About this task: Using the data below, copy each line that includes the word "dmax".

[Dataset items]
# Orion-AI-Lab/KuroSiwo

Measured on AMD Instinct MI355X. Metric: SAR tiles/sec (224x224, SNUNet-ECAM change-detection train step), higher is better.
Workload: dtype bf16; 1 GPU; BASELINE.json configs[1]: SNUNet-ECAM CD, 2 dates x 2-ch GRD 224x224, per-GPU batch 32, ce+dice loss, Adam lr 1e-3, fwd+loss+bwd+optimizer; global_batch=32, base_channel=32, parallelism=dp1, hip_streams=3

## Files before the change

### include/ksmi.h

```cpp
#ifndef KSMI_H
#define KSMI_H
#include <stddef.h>
#include <stdint.h>

#ifdef __cplusplus
extern "C" {
#endif

#define KSMI_ABI_VERSION 7
#define KSMI_F32 0
#define KSMI_BF16 1
#define KSMI_E_ARG (-1)
#define KSMI_E_UNSUPPORTED (-2)
#define KSMI_MAX_SRC 6
#define KSMI_MAX_CHUNKS 72

int ksmi_abi_version(void);
const char* ksmi_last_error(void);
int ksmi_set_knob(const char* name, const char* value);
int ksmi_chunk_elems(int dtype);

#define KSMI_OP_CALL 0
#define KSMI_OP_ORDER 1
#define KSMI_OP_WAIT_SIDE 2
// ... 163 lines not shown
                              void* dout_g, const void* out, const void* z, const float* mean, const float* rstd, const float* gamma,
                              void* dz, double count, int64_t npix, int C, int dtype, void* stream);
int ksmi_bn_bwd_fin_apply_add(float* partial, int rows, int Cstride, float* sums, float* dgamma, float* dbeta, int accumulate,
                              void* r_di, const void* g, const void* i, const float* mean, const float* rstd, const float* gamma,
                              float* bias_partial, int bias_rows, double count, int64_t npix, int C, int dtype, void* stream);
int ksmi_channel_sum(const void* x, float* partial, int rows, int64_t npix, int C, int dtype, void* stream);
int ksmi_colsum(const void* x, int64_t rows, int C, float* out, int accumulate, int dtype, void* stream);

int ksmi_maxpool2x2_forward(const void* x, void* y, int B, int H, int W, int C, int dtype, void* stream);
int ksmi_maxpool2x2_backward(const void* x, const void* dy, void* dx, int accumulate,
                             int B, int H, int W, int C, int dtype, void* stream);

int ksmi_ecam_pool(const void* const x[4], float* avg, float* mx, int32_t* argmax,
                   float* workspace, int B, int HW, int C, int dtype, void* stream);
size_t ksmi_ecam_pool_workspace(int B, int HW, int C);
int ksmi_ecam_mlp(const float* avg, const float* mx, const float* ca_fc1, const float* ca_fc2,
                  const float* ca1_fc1, const float* ca1_fc2, float* ca, float* ca1,
                  float* hidden , int B, int C, void* stream);
int ksmi_ecam_final_forward(const void* const x[4], const float* ca, const float* ca1, const float* wf,
                            const float* bias, float* logits, int B, int HW, int C, int ncls, int dtype, void* stream);
int ksmi_ecam_final_backward_reduce(const void* const x[4], const float* dlogits, const float* ca, const float* ca1,
                                    const float* wf, float* dca, float* dca1, float* dwf, float* dbias,
                                    float* workspace, int B, int HW, int C, int ncls, int dtype, void* stream);
size_t ksmi_ecam_bwd_workspace(int B, int HW, int C, int ncls);
int ksmi_ecam_mlp_backward(const float* avg, const float* mx, const float* hidden, const float* ca, const float* ca1,
                           const float* dca, const float* dca1, const float* ca_fc1, const float* ca_fc2,
                           const float* ca1_fc1, const float* ca1_fc2, float* davg, float* dmax,
                           float* g_ca_fc1, float* g_ca_fc2, float* g_ca1_fc1, float* g_ca1_fc2,
                           float* workspace, int B, int C, void* stream);
size_t ksmi_ecam_mlp_bwd_workspace(int B, int C);
int ksmi_ecam_final_backward_dx(void* const dx[4], const float* dlogits, const float* ca, const float* wf,
                                const float* davg, const float* dmax, const int32_t* argmax,
                                int B, int HW, int C, int ncls, int dtype, void* stream);

size_t ksmi_loss_workspace(int B, int HW);
int ksmi_ce_dice_forward(const float* logits, const int64_t* labels, const float* class_w, int with_dice,
                         float* out3, float* workspace, int B, int HW, int ignore_index, void* stream);
int ksmi_ce_dice_backward(const float* logits, const int64_t* labels, const float* class_w, int with_dice,
                          const float* workspace, const float* grad_scale ,
                          float* dlogits, int B, int HW, int ignore_index, void* stream);

#define KSMI_LOSS_DICE 1
#define KSMI_LOSS_LOVASZ 2
#define KSMI_LOSS_FOCAL 3
size_t ksmi_seg_loss_workspace(int kind, int B, int HW);
int ksmi_seg_loss_forward(int kind, const float* logits, const int64_t* labels, const float* class_w, float gamma, float* out3,
                          void* workspace, int B, int HW, int ignore_index, void* stream);
int ksmi_seg_loss_backward(int kind, const float* logits, const int64_t* labels, const float* class_w, float gamma,
                           const void* workspace, const float* grad_scale ,
                           float* dlogits, int B, int HW, int ignore_index, void* stream);

int ksmi_argmax_confusion(const float* logits, const int64_t* labels, int64_t* pred , int64_t* cm,
                          int B, int C, int HW, int ignore_index, void* stream);
int ksmi_argmax_confusion_grouped(const float* logits, const int64_t* labels, int64_t* pred , int64_t* cm ,
                                  const int32_t* slot_a, int64_t* cms_a, const int32_t* slot_b, int64_t* cms_b,
                                  int B, int C, int HW, int ignore_index, void* stream);

int ksmi_adam_step(float* p, const float* g, float* m, float* v, int64_t n, int64_t* step_count,
                   float lr, float beta1, float beta2, float eps, float weight_decay, float grad_scale, void* stream);
int ksmi_adamw_step(float* p, const float* g, float* m, float* v, int64_t n, int64_t* step_count,
                    float lr, float beta1, float beta2, float eps, float weight_decay, float grad_scale, void* stream);
int ksmi_adam_step_mirror(float* p, const float* g, float* m, float* v, int64_t n, int64_t* step_count,
                          float lr, float beta1, float beta2, float eps, float weight_decay, float grad_scale, int decoupled,
                          void* mirror_bf16, void* stream);
int ksmi_sgd_step(float* p, const float* g, float* mom, int64_t n, int64_t* step_count,
                  float lr, float momentum, float weight_decay, float grad_scale, void* stream);
// ... 62 lines not shown
int ksmi_bnrelu_bwd_apply_scaled(void* dout_g, const void* out, const void* z, const float* mean, const float* rstd, const float* gamma,
                                 const float* sums, void* dz, double count, int64_t npix, int C, float alpha, int dtype, void* stream);
int ksmi_absdiff_forward(const void* a, const void* b, void* y, int64_t n, int dtype, void* stream);
int ksmi_absdiff_backward(const void* a, const void* b, const void* dy, void* da, void* db, int accumulate_a, int accumulate_b, int64_t n,
                          int dtype, void* stream);
int ksmi_sr_attention_forward_drop(const void* q, const void* kv, void* out, int B, int Nq, int Nk, int H, int C, float scale,
                                   uint32_t drop_thr, float drop_inv_keep, uint32_t site, const uint32_t* rng_state, int dtype, void* stream);
int ksmi_sr_attention_backward_drop(const void* q, const void* kv, const void* out, const void* dout, void* dq, void* dkv, void* workspace,
                                    int B, int Nq, int Nk, int H, int C, float scale, uint32_t drop_thr, float drop_inv_keep, uint32_t site,
                                    const uint32_t* rng_state, int dtype, void* stream);
int ksmi_bilinear_forward(const void* x, const void* add, void* y, int B, int Hi, int Wi, int Ho, int Wo, int C, int dtype, void* stream);
int ksmi_bilinear_backward(const void* dy, void* dx, int accumulate, int B, int Hi, int Wi, int Ho, int Wo, int C, int dtype, void* stream);
int ksmi_bn_bwd_reduce(const void* dy, const void* x, const float* mean, const float* rstd, float* partial, int rows, int64_t npix, int C,
                       int dtype, void* stream);
int ksmi_bn_bwd_apply(const void* dy, const void* r, const float* mean, const float* rstd, const float* gamma, const float* sums,
                      void* dv, int relu_mask, double count, int64_t npix, int C, int dtype, void* stream);
int ksmi_maxpool3x3s2_forward(const void* x, void* y, int B, int H, int W, int C, int dtype, void* stream);
int ksmi_maxpool3x3s2_backward(const void* x, const void* dy, void* dx, int accumulate, int B, int H, int W, int C, int dtype, void* stream);
int ksmi_maxpool3x3s2_forward_idx(const void* x, void* y, void* idx, int B, int H, int W, int C, int dtype, void* stream);
int ksmi_maxpool3x3s2_backward_idx(const void* idx, const void* dy, void* dx, int accumulate, int B, int H, int W, int C, int dtype, void* stream);
int ksmi_affine(const void* x, const float* scale, const float* shift, void* y, int64_t npix, int C, int relu, float alpha, int dtype,
                void* stream);
int ksmi_out_to_nchw(const void* x, float* y, int B, int C, int Cs, int64_t HW, int act, int dtype, void* stream);
int ksmi_dout_to_nhwc(const float* dy, const float* y, void* dx, int B, int C, int Cs, int64_t HW, int act, int dtype, void* stream);
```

Task result:
                           const float* ca1_fc1, const float* ca1_fc2, float* davg, float* dmax,
                                const float* davg, const float* dmax, const int32_t* argmax,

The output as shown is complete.